Saved data entries
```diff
@@ -377,9 +388,10 @@
     const int2* lst = reinterpret_cast<const int2*>(static_cast<const char*>(tl) + align_up(size_t(nt) * K * 4, 256));
     hipLaunchKernelGGL(pair_prefix_kernel, dim3(K), dim3(256), 0, st, cnt, int(nt), K, v.pref, v.total);
     const int items_max = PL_ITEMS;
-    hipLaunchKernelGGL(pair_plan_kernel, dim3(1), dim3(256), 0, st, v.total, K, v.items, v.range, items_max);
+    const bool own_plan = maps_legacy();
+    if (own_plan) hipLaunchKernelGGL(pair_plan_kernel, dim3(1), dim3(256), 0, st, v.total, K, v.items, v.range, items_max);
     hipLaunchKernelGGL(pair_fill_kernel, dim3(unsigned(nt)), dim3(256), 0, st, cnt, lst, out_rows, v.pref, v.total, int(nt), K,
-                       bm, v.pin, v.pout, v.poff);
+                       bm, v.pin, v.pout, v.poff, own_plan ? nullptr : v.items, v.range, items_max);
     OSN_LAUNCH_CHECK();
     return OSN_OK;
 }
diff --git a/openscene_amd/ops.py b/openscene_amd/ops.py
--- a/openscene_amd/ops.py
+++ b/openscene_amd/ops.py
@@ -298,7 +298,7 @@
     return 0 if v is None else (int(v) if isinstance(v, int) else v.data_ptr())
 
 
-def maps_build(levels, jobs, dev, sort_rows, streams=None):
+def maps_build(levels, jobs, dev, sort_rows, streams=None, occ=None):
     import numpy as np
     lib = _prep(dev)
     ldt, jdt = _map_dtypes()
@@ -329,9 +329,18 @@
     st_arr = (ctypes.c_void_p * ns)(*raws)
     ws_arr = (ctypes.c_void_p * ns)(*[w.data_ptr() for w in wss])
     wb_arr = (ctypes.c_uint64 * ns)(*[w.numel() for w in wss])
-    with _Dev(dev):
-        check(lib.osn_maps_build(la.ctypes.data, len(levels), ja.ctypes.data, len(jobs), st_arr, ws_arr, wb_arr, ns, ev),
+    occ_arr = (ctypes.c_void_p * len(levels))(*[_addr(o) or None for o in occ]) if occ is not None else None
+    with _Dev(dev):
+        check(lib.osn_maps_build_occ(la.ctypes.data, len(levels), ja.ctypes.data, len(jobs), st_arr, ws_arr, wb_arr, ns, ev, occ_arr),
               "osn_maps_build")
+
+
+def maps_occupancy_bytes(rows):
+    return int(_cached("osn_maps_occupancy_bytes", int(rows)))
+
+
+def maps_set_legacy(on):
+    return bool(_lib.load().osn_maps_set_legacy(int(bool(on))))
 
 
 def _w3(weight):
diff --git a/openscene_amd/sparse.py b/openscene_amd/sparse.py
--- a/openscene_amd/sparse.py
+++ b/openscene_amd/sparse.py
@@ -153,6 +153,10 @@
             plan.append(e)
         if not plan:
             return
+        occ = {}
+        for e in plan:
+            if e["own"] and e["ksize"] in (3, 5) and e["lvl_in"] not in occ:
+                occ[e["lvl_in"]] = take(ops.maps_occupancy_bytes(e["n_in"])) if e["n_in"] * (e["K"] // 2) >= self.OCC_MIN_PROBES else None
         arena = torch.empty(total, dtype=torch.uint8, device=dev)
         base = arena.data_ptr()
         ptr_fields = ("nbr_fwd", "nbr_bwd", "counts", "order_fwd", "sorted_fwd", "gmask_fwd", "order_bwd", "sorted_bwd", "gmask_bwd",
@@ -165,7 +169,8 @@
                 if f in e:
                     q[f] = base + e[f][0]
             jobs.append(q)
-        ops.maps_build([(self._coords[s], self._tables[s], self.size(s)) for s in levels], jobs, dev, sort_rows, streams)
+        ops.maps_build([(self._coords[s], self._tables[s], self.size(s)) for s in levels], jobs, dev, sort_rows, streams,
+                       occ=[base + occ[i][0] if occ.get(i) else None for i in range(len(levels))])
 
         def view(e, f, dtype, shape):
             off, nb = e[f]
@@ -217,6 +222,7 @@
 
     SORT_MIN_ROWS = 8192
     SORT_MIN_ROWS_K8 = 10 ** 9
+    OCC_MIN_PROBES = 400000
 
     def kmap_tiles(self, in_stride, out_stride, ksize, dilation=1):
         key = ("tiles", in_stride, out_stride, ksize, dilation)
```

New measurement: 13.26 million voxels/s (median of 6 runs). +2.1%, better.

## Instructions to follow
Find "const" in the preceding records. Copy each line that holds it.

## Exercise result
     const int2* lst = reinterpret_cast<const int2*>(static_cast<const char*>(tl) + align_up(size_t(nt) * K * 4, 256));
     const int items_max = PL_ITEMS;
+    const bool own_plan = maps_legacy();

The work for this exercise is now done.